**Action item**. Lines of the material that include the word "ReuseArgs" are to be counted; only their number should be given.
#### Source material ####
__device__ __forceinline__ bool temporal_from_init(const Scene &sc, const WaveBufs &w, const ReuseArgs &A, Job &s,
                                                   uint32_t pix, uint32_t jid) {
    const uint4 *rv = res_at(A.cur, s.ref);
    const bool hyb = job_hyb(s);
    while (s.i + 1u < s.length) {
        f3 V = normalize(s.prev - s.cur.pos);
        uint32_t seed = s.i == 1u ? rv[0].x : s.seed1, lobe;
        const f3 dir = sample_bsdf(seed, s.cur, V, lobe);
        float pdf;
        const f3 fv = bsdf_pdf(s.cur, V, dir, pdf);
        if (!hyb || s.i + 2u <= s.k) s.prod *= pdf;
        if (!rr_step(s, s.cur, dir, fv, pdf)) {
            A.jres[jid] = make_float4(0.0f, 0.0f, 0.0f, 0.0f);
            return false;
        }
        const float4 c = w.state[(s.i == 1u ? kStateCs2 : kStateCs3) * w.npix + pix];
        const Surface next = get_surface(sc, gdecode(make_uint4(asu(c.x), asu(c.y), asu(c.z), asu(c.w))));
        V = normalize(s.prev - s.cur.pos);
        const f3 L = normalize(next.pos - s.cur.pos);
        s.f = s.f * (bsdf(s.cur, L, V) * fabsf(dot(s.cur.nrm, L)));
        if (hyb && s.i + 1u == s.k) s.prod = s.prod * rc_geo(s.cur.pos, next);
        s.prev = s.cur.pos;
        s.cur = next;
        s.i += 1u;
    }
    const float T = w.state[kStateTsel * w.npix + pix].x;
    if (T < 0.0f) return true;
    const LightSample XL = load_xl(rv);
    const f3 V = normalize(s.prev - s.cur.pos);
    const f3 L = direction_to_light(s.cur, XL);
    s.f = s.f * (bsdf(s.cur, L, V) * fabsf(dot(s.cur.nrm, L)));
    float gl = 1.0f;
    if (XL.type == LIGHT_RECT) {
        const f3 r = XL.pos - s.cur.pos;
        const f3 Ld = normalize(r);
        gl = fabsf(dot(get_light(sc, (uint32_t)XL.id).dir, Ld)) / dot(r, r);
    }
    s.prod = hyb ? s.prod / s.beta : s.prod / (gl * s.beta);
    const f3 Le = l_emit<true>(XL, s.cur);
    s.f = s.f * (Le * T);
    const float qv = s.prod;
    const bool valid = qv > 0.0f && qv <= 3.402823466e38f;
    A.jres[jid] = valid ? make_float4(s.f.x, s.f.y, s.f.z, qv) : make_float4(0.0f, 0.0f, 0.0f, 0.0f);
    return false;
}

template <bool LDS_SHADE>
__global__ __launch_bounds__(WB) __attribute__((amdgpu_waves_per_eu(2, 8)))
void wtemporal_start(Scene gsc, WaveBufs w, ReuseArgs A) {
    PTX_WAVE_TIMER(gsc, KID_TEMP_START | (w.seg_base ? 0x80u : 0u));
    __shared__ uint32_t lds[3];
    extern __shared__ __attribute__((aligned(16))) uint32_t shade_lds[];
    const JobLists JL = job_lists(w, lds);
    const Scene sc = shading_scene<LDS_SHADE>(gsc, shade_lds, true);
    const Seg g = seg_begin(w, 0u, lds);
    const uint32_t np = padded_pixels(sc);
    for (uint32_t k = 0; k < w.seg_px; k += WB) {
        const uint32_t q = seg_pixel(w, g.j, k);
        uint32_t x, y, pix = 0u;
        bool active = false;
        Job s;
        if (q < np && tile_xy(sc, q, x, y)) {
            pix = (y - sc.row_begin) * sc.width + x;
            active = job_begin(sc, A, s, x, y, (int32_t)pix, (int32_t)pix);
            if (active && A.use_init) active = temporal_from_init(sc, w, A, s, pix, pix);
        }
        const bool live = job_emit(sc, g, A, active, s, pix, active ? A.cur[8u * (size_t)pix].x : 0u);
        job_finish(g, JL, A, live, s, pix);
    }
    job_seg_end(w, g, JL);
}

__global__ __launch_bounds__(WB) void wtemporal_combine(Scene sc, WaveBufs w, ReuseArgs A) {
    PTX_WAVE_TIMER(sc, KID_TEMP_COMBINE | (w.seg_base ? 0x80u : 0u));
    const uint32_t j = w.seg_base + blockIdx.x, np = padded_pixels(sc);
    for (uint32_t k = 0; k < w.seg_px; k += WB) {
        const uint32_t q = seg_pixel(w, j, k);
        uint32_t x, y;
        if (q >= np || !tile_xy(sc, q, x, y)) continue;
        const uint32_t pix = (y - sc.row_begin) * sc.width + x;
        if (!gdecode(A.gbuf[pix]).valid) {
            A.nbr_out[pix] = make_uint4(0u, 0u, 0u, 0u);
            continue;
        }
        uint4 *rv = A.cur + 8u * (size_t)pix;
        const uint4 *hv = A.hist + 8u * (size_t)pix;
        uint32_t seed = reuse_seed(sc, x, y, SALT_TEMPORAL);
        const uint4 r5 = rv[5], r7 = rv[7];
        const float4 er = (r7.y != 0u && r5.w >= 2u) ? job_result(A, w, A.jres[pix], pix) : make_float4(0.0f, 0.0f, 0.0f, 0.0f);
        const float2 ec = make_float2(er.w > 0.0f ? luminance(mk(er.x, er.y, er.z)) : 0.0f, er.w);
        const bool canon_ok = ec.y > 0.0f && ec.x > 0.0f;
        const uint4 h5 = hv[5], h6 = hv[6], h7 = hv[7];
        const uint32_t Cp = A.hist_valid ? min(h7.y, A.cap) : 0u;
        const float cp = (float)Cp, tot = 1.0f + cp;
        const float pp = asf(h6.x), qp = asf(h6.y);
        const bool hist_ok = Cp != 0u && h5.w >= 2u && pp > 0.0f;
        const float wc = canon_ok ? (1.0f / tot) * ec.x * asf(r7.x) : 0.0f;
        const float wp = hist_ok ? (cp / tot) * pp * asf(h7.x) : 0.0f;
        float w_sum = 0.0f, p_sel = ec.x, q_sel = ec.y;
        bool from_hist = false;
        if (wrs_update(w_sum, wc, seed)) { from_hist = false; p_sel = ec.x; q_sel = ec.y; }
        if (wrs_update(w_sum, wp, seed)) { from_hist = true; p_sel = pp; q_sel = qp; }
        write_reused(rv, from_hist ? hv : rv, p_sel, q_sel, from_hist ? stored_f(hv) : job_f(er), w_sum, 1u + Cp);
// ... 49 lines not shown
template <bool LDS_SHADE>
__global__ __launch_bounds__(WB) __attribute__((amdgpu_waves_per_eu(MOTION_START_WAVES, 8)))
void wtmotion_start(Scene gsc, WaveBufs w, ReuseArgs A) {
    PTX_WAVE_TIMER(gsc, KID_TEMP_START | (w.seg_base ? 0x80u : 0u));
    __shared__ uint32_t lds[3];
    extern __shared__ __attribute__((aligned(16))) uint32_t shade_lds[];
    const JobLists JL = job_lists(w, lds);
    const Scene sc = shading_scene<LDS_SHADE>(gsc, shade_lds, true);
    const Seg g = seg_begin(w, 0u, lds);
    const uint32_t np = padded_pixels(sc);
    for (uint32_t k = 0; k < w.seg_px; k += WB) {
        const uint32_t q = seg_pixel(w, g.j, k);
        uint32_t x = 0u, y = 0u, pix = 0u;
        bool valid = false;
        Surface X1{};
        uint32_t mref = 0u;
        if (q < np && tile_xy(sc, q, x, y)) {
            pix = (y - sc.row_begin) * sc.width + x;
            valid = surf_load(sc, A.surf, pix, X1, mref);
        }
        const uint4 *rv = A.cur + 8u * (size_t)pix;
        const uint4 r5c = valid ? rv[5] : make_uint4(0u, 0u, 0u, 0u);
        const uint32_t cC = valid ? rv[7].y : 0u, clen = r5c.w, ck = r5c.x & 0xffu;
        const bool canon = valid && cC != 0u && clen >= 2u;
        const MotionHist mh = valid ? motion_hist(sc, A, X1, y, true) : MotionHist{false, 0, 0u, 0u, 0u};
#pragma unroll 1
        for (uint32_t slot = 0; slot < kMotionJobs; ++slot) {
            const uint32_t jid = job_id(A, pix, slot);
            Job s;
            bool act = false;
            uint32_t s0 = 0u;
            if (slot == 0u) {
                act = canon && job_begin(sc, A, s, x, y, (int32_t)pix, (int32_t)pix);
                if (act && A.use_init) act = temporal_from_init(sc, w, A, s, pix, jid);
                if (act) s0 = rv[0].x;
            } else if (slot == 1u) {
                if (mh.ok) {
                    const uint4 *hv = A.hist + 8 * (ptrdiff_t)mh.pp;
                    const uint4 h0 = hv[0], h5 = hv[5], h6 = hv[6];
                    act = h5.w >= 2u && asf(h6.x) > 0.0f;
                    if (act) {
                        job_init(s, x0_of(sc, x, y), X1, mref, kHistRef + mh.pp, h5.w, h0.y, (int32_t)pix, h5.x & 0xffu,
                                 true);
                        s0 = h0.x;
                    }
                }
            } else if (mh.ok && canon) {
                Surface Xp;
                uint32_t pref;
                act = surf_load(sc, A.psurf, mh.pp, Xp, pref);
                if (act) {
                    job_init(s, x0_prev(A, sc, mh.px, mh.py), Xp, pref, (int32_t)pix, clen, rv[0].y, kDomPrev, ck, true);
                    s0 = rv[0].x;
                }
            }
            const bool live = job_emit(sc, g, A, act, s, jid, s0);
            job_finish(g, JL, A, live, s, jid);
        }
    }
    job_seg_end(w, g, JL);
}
####
#### Source material ####
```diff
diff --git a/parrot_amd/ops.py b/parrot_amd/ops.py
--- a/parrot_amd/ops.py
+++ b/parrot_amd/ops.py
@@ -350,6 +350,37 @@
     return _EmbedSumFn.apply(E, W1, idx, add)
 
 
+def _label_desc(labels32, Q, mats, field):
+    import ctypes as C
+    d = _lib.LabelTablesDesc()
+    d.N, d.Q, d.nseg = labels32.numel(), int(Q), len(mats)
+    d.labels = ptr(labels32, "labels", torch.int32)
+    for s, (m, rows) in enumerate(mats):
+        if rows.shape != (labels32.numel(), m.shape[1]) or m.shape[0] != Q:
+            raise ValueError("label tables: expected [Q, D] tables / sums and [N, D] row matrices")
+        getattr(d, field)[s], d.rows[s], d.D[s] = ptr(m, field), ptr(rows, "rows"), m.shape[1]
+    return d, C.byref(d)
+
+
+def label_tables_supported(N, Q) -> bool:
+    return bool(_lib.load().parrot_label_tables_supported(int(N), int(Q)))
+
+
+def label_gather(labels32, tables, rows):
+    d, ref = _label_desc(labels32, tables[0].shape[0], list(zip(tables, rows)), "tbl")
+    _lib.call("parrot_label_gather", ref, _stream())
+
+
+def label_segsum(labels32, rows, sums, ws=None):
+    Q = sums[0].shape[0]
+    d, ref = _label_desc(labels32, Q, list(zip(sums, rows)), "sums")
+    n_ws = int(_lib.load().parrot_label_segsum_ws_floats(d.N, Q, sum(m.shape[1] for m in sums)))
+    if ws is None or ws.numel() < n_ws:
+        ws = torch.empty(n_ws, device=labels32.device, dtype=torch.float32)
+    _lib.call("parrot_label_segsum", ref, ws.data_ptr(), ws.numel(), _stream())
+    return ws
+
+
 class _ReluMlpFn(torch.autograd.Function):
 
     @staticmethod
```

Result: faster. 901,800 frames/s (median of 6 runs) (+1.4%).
####
**Answer for this exercise**. 4